My Husband was a courier for years and He says that they can not risk the damage of their post, because it is them personally who is in the firing line. They have to be careful with it! So in the huge majority of cases, using a courier is a hundred times better than using royal mail!! Yes, you will always come across idiots and accidents do happen...but generally you'll find, your post will be secure! More expensive? Of course! But worth it if it means you have 100% of your product at the end of the day.
Your postman only deals with post which comes from your post office to your house, not the rest of the way. So your postman could be as careful as he possibly can...only to be dealing with something which has been dropped, thrown around and trampled on by someone else!


----------



## David L (Jul 13, 2009)

p[lease dont tarnish all Royal mail employees with the same brush, I am an RM worker and wouldn'r dream of hurting anyones mail...

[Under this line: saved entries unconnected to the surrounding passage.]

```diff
+                        for (int rr = 0; rr < 32; rr += 4) {
+                            const int r = rr + (lane >> 3);
+                            float4 s;
+                            asm volatile("ld.shared.v4.f32 {%0, %1, %2, %3}, [%4];" : "=f"(s.x), "=f"(s.y), "=f"(s.z), "=f"(s.w)
+                                         : "r"(buf + (uint32_t)(r * kStg + cq) * 4u) : "memory");
+                            if (c0 + cq < job.ncols_valid) atomicAdd(reinterpret_cast<float4*>(dst + (int64_t)r * job.ldw + cq), s);
+                        }
+                    } else {
+#pragma unroll 8
+                        for (int r = 0; r < 32; ++r) {
+                            float s;
+                            asm volatile("ld.shared.f32 %0, [%1];" : "=f"(s) : "r"(buf + (uint32_t)(r * kStg + lane) * 4u) : "memory");
+                            if (c0 + lane < job.ncols_valid) atomicAdd(dst + (int64_t)r * job.ldw + lane, s);
+                        }
+                    }
+                }
+                if (p.dbg && part == 0 && w4 == 0 && lane == 0) dbg_cyc[2] = clock64() - tf0;
             }
         }
     }
     tc_fence_before();
     __syncthreads();
+    if (p.dbg && part == 0 && threadIdx.x == 128)
+        printf("wgrad job %d (%d CTAs, %lld tiles): mma thread waited for pieces %lld of %lld cycles; flush %lld cycles\n", ji, job.cta_count,
+               (long long)my_tiles, dbg_cyc[0], dbg_cyc[1], my_tiles > 0 && job.n_groups > 0 ? dbg_cyc[2] : 0ll);
     if (warp == 2) {
         tc_fence_after();
         asm volatile("tcgen05.dealloc.cta_group::1.sync.aligned.b32 %0, %1;" ::"r"(tmem_base), "r"(kTmemCols) : "memory");
@@ -1758,20 +1790,23 @@
     wp.num_jobs = nj;
     wp.dbg = getenv("NSB_WG_DBG") != nullptr;
     const int total = num_sms();
-    double cost[tc::kMaxJobs];
+    const bool grads_v4 = (reinterpret_cast<uintptr_t>(grads) & 15) == 0;
+    double cost[tc::kMaxJobs], flush[tc::kMaxJobs];
     for (int i = 0; i < nj; ++i) {
         const tc::WgradJob& j = wp.jobs[i];
         if (j.n_groups == 0) cost[i] = 1750;
         else if (j.xcols == 256) cost[i] = j.halves == 2 ? 5600 : 3100;
         else cost[i] = j.xcols == 64 ? 3750 : 2100;
         if (j.head_w_dst && j.n_groups) cost[i] += 100;
+        const bool v4 = grads_v4 && ((j.ldw | j.w_dst | j.ncols_valid) & 3) == 0;
+        flush[i] = j.n_groups ? (v4 ? 0.23 : 0.8) * (double)(j.halves * 128 * j.xcols) : 0.0;
         wp.jobs[i].cta_count = 1;
     }
     for (int used = nj; used < total; ++used) {
         int worst = -1; double worst_t = -1;
         for (int i = 0; i < nj; ++i) {
             if ((int64_t)wp.jobs[i].cta_count >= tiles) continue;
-            const double t = cost[i] * (double)cdiv(tiles, wp.jobs[i].cta_count);
+            const double t = cost[i] * (double)cdiv(tiles, wp.jobs[i].cta_count) + flush[i];
             if (t > worst_t) { worst_t = t; worst = i; }
         }
         if (worst < 0) break;
```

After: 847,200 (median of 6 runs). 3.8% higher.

Unfortunately R.M being such an enormous company, they do have a fair collection of dicks working for them who spoil it for the rest of us. But dont be fooled by moving on to Deustche Post, Parcels Direct or TNT or any other Courier company, who are far more expensive and the percentage of misplaced items and damaged goods is higher in any of them than RM.

Bit of a tip though, dont put 'Fragile' or 'do not bend' on your parcels if you send them by first class... Send them RMSD, as First class (and second) services usually have the dregs of humanity working on them... messages like this are like red rags to a bull and a small box with 'fragile' written on it can be like putting 'this is a football, please boot me around the delivery office floor!'

Once I heard a Delivery Office Casual worker (who lasted about 3weeks) grab an envelope with the words 'PHOTOS - DO NOT BEND' on it... He proceded to bend the envelope and shout to everyone "bend?... yes they do!"

Idiot....

If I am delivering mail, (which is not very often, because I am office based) you can be assured that I take very special care in delivering your post and wouldn't dream of mangling it, and many of my colleagues think likewise...

Dont blame the company, blame the postie, report him and get him sacked. We dont want people like this.


----------



## Scaley (Sep 25, 2007)

Our posties round here dont mind at all, ive just had a load of roaches etc delivered and he knocks on the door if it dont fit through the letter box, instead of 'squishing' it through. One of the posties knows i get spids delivered alot and i see her walk down the road with it held out in front of her! lol

I only use RMSD with any inverts, that way you still have the insurance side to it. I just pack them really well and put fragile on it, never had a problem, only had one DOA and that was a tiny sling, so it could of been weak anyway?

I still find the royalmail does a good service, i mean you can send a letter for the price of a first class stamp all the way across the country in a day!!! And for £6ish, you can send a invert across the country and be gauranteed before 1pm the next day!!!!


----------



## SkyGreen (Jul 31, 2009)

xweeqtx said:


> Sorry, but if you look at websites selling Betta's, the service used is Royal Mail Special Delivery. MOST of the time, the PO know about it. I've only ever had a couple that don't state clearly what's inside the box. And to be perfectly honest, the animals are at risk sending via any courier whether its RM or not - so if you're going to go into animal welfare, then don't speak about couriers at all because none of them are totally reliable 100% of the time - anything can go wrong with anyone of them.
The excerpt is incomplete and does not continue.